6. L’EP trasmette una tensione quasi cinematografica. Ci sono immagini, luoghi o momenti precisi che hanno influenzato questo lavoro? Quali sensazioni volevi fissare dentro il suono?

All’interno del suono di questo EP ho voluto fissare delle sensazioni molto precise, nate anche dal periodo in cui il disco è stato concepito. La prima traccia, in particolare, è stata la prima che ho composto, subito dopo il mio tour americano dello scorso anno. Ero appena tornato, a fine dicembre, e sentivo il bisogno di trasformare in musica tutto quello che avevo vissuto: le emozioni, la stanchezza, la malinconia ma anche la gratitudine per un’esperienza che mi aveva lasciato tanto.
Quella traccia rappresenta quindi una sorta di coronamento emotivo, un modo per metabolizzare il ritorno a casa dopo un viaggio intenso. È anche il motivo per cui l’ho dedicata a Salvo, perché in qualche modo racchiudeva il senso di appartenenza e il legame con la mia cerchia più vicina. La melodia stessa nasce da questo stato d’animo, ed è costruita per trasmettere quella stessa sensazione a chi l’ascolta, un misto di nostalgia e calore, di chiusura e di ripartenza...

Le altre tracce invece hanno un carattere diverso: la A2 e la B2 sono più grintose, più orientate al groove e alla pista, mentre la B1 torna a muoversi su toni più sospesi e riflessivi. Parte con una spinta ritmica, ma a metà si apre una pausa in cui entra una melodia malinconica ma luminosa, come se volesse lasciare all’ascoltatore un momento di introspezione. In fondo, il mio intento con questa melodia era proprio questo: creare uno spazio emotivo, un punto di equilibrio tra tristezza e serenità, dove la musica diventa un modo per fissare una sensazione prima che svanisca.

7. Spesso un disco segna un prima e un dopo, anche se non ce ne accorgiamo subito. Cosa ha cambiato “Mind Hunter” in te, nel tuo modo di produrre o di intendere la musica?

Sì devo dire che questo disco ha cambiato molto il mio approccio alla produzione. Mi ha permesso di uscire dagli schemi sonori che solitamente mi caratterizzano e di lavorare in modo diverso, più aperto alla sperimentazione. È stato un passaggio importante perché mi ha dato nuova energia, uno slancio creativo che mi ha spinto a non focalizzarmi su un’unica direzione, ma a lasciarmi ispirare da tutto ciò che mi circonda.

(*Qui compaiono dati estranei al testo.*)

struct RenderLaunch {
    bool brute;
    bool keep;
    uint32_t region;
    uint32_t owners;
// ... 61 lines not shown
struct PassShape {
    uint32_t per_pass = 1, cap = 0, nseg = 0;
};
static inline const char *pass_shape(PassShape *ps, uint64_t pass_paths, uint32_t per_call, uint64_t unit, uint32_t region, bool equal) {
    uint32_t k = (uint32_t)std::max<uint64_t>(1, std::min<uint64_t>(per_call, pass_paths / std::max<uint64_t>(unit, 1)));
    if (equal) k = div_up(per_call, div_up(per_call, k));
    RENDER_RULE(unit * k < 0xfffffc00ull);
    ps->per_pass = k;
    ps->cap = div_up(unit * k, region) * region;
    ps->nseg = ps->cap / region;
    return nullptr;
}
static inline bool pass_halve(uint64_t *pass_paths, bool fixed, const PassShape &ps, uint64_t unit) {
    if (fixed || ps.per_pass <= 1 || *pass_paths <= PASS_MIN_PATHS) return false;
    *pass_paths = std::max<uint64_t>(PASS_MIN_PATHS, std::min<uint64_t>(*pass_paths, unit * ps.per_pass) / 2);
    return true;
}
static inline const char *pass_addressing(uint32_t cap, bool wavefront, uint32_t rows, uint32_t dead) {
    if (!(wavefront || (uint64_t)cap * rows * 4 < 0xffffffffull)) return "wavefront || (uint64_t)cap * N_STATE * 4 < 0xffffffffull";
    if (wavefront && !(cap < dead)) return "cap < WF_DEAD";
    return nullptr;
}

static inline uint64_t stream_default_pass_paths(size_t free_b, size_t total_b, size_t held, size_t limit, size_t ws_total,
                                                 uint32_t bytes_per_path) {
    double budget = std::min((2.0 / 3.0) * (double)(free_b + held), 0.5 * (double)total_b);
    if (limit) budget = std::min(budget, (double)limit - (double)(ws_total - held) - 64e6 );
    uint64_t pass_paths = PASS_MIN_PATHS;
    while (pass_paths < (512u << 20) && 2.0 * (double)pass_paths * bytes_per_path <= budget) pass_paths *= 2;
    return pass_paths;
}
static inline uint64_t fused_default_pass_paths(uint64_t paths, uint32_t bytes_per_path, size_t limit) {
    if (limit)
        while (paths > PASS_MIN_PATHS && (double)paths * (double)bytes_per_path > (double)limit - 64e6) paths /= 2;
    return paths;
}

#ifndef PBRT_DEFAULT_FUSE_PLAN
#define PBRT_DEFAULT_FUSE_PLAN 0x15u
#endif
static inline uint32_t chain_len(uint32_t plan, uint32_t depth, uint32_t max_depth) {
    uint32_t nb = 1;
    while (nb < MAX_CHAIN && depth + nb < max_depth && depth + nb - 1 < 32 && ((plan >> (depth + nb - 1)) & 1u)) ++nb;
    return nb;
}
static inline uint32_t plan_from_survival(const unsigned long long *live, uint32_t max_depth) {
    uint32_t plan = 0;
    for (uint32_t d = 0; d + 1 < max_depth && d < 31; ++d) {
        const bool last = d + 2 == max_depth;
        if (live[d] == 0) break;
        if (last || (double)live[d + 1] >= 0.45 * (double)live[d]) plan |= 1u << d;
    }
    return plan;
}
constexpr uint32_t PROBE_SPP = 2;
struct FusePlan {
    uint32_t plan = 0;
    bool probe = false;
    uint32_t source = PBRT_PLAN_DEFAULT;
};
static inline FusePlan fuse_plan(const RenderRequest &rq, bool hint_valid, uint32_t hint, uint32_t s_pass, bool may_probe = true) {
    const uint32_t flags = rq.f->flags;
    const bool caller = (flags & PBRT_FILM_FUSE_PLAN_SET) != 0, learnt = rq.brute && hint_valid;
    FusePlan p;
    p.plan = !rq.brute ? 0u : caller ? ((flags >> 8) & 0xffu) : (hint_valid ? hint : PBRT_DEFAULT_FUSE_PLAN);
    p.probe = may_probe && rq.brute && !hint_valid && rq.f->spp >= 8 * PROBE_SPP && s_pass >= PROBE_SPP && !caller;
    p.source = rq.wavefront ? PBRT_PLAN_STREAMS : caller ? PBRT_PLAN_CALLER : p.probe ? PBRT_PLAN_PROBED : learnt ? PBRT_PLAN_LEARNT : PBRT_PLAN_DEFAULT;
    return p;
}
struct PassSchedule {
    uint32_t spp, s_pass;
    bool probe;
    uint32_t s0 = 0, sc = 0, passes = 0;
    bool probing() const { return probe && passes == 1; }
    bool next() {
        s0 += sc;
        if (s0 >= spp) return false;
        if (probing()) s_pass = div_up(spp - s0, div_up(spp - s0, s_pass));
        sc = probe && passes == 0 ? PROBE_SPP : std::min(s_pass, spp - s0);
        ++passes;
        return true;
    }
};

Anche come DJ e collezionista di dischi ho sempre avuto un gusto ampio, mi piace spaziare tra i generi, scoprire connessioni e contrasti. Non mi riconosco in una sola etichetta sonora: preferisco prendere il meglio da ogni influenza che mi colpisce e trasformarla in qualcosa di personale.
Con questo EP credo di essere riuscito a mostrare un lato di me che forse non era ancora emerso, una parte più libera e curiosa del mio percorso musicale. Ed è proprio questo, per ora, il valore più grande che questo disco mi ha lasciato.

8. Se dovessi riassumere il contributo che vuoi lasciare con questo EP alla scena di oggi, quale sarebbe? Una direzione, un sentimento, o magari una domanda aperta?

Con “Mind Hunter” spero di far trasparire la dedizione, l’impegno e il lavoro costante che metto nella musica, ma soprattutto l’amore profondo che provo per quello che faccio. Come in ogni percorso ci sono difficoltà e momenti complessi, ma ciò che mi interessa davvero è che questo arrivi all’ascoltatore: che chi ascolta possa percepire una parte autentica di me, non solo come artista, ma anche come persona.
Il mio obiettivo è che da questo disco emerga un prodotto di qualità, costruito con cura, che possa resistere nel tempo e lasciare qualcosa di tangibile. In fondo, quello che voglio trasmettere con le mie tracce è proprio questo: la mia identità, le mie emozioni e la mia visione, raccontate attraverso il linguaggio più sincero che conosco, che è la musica.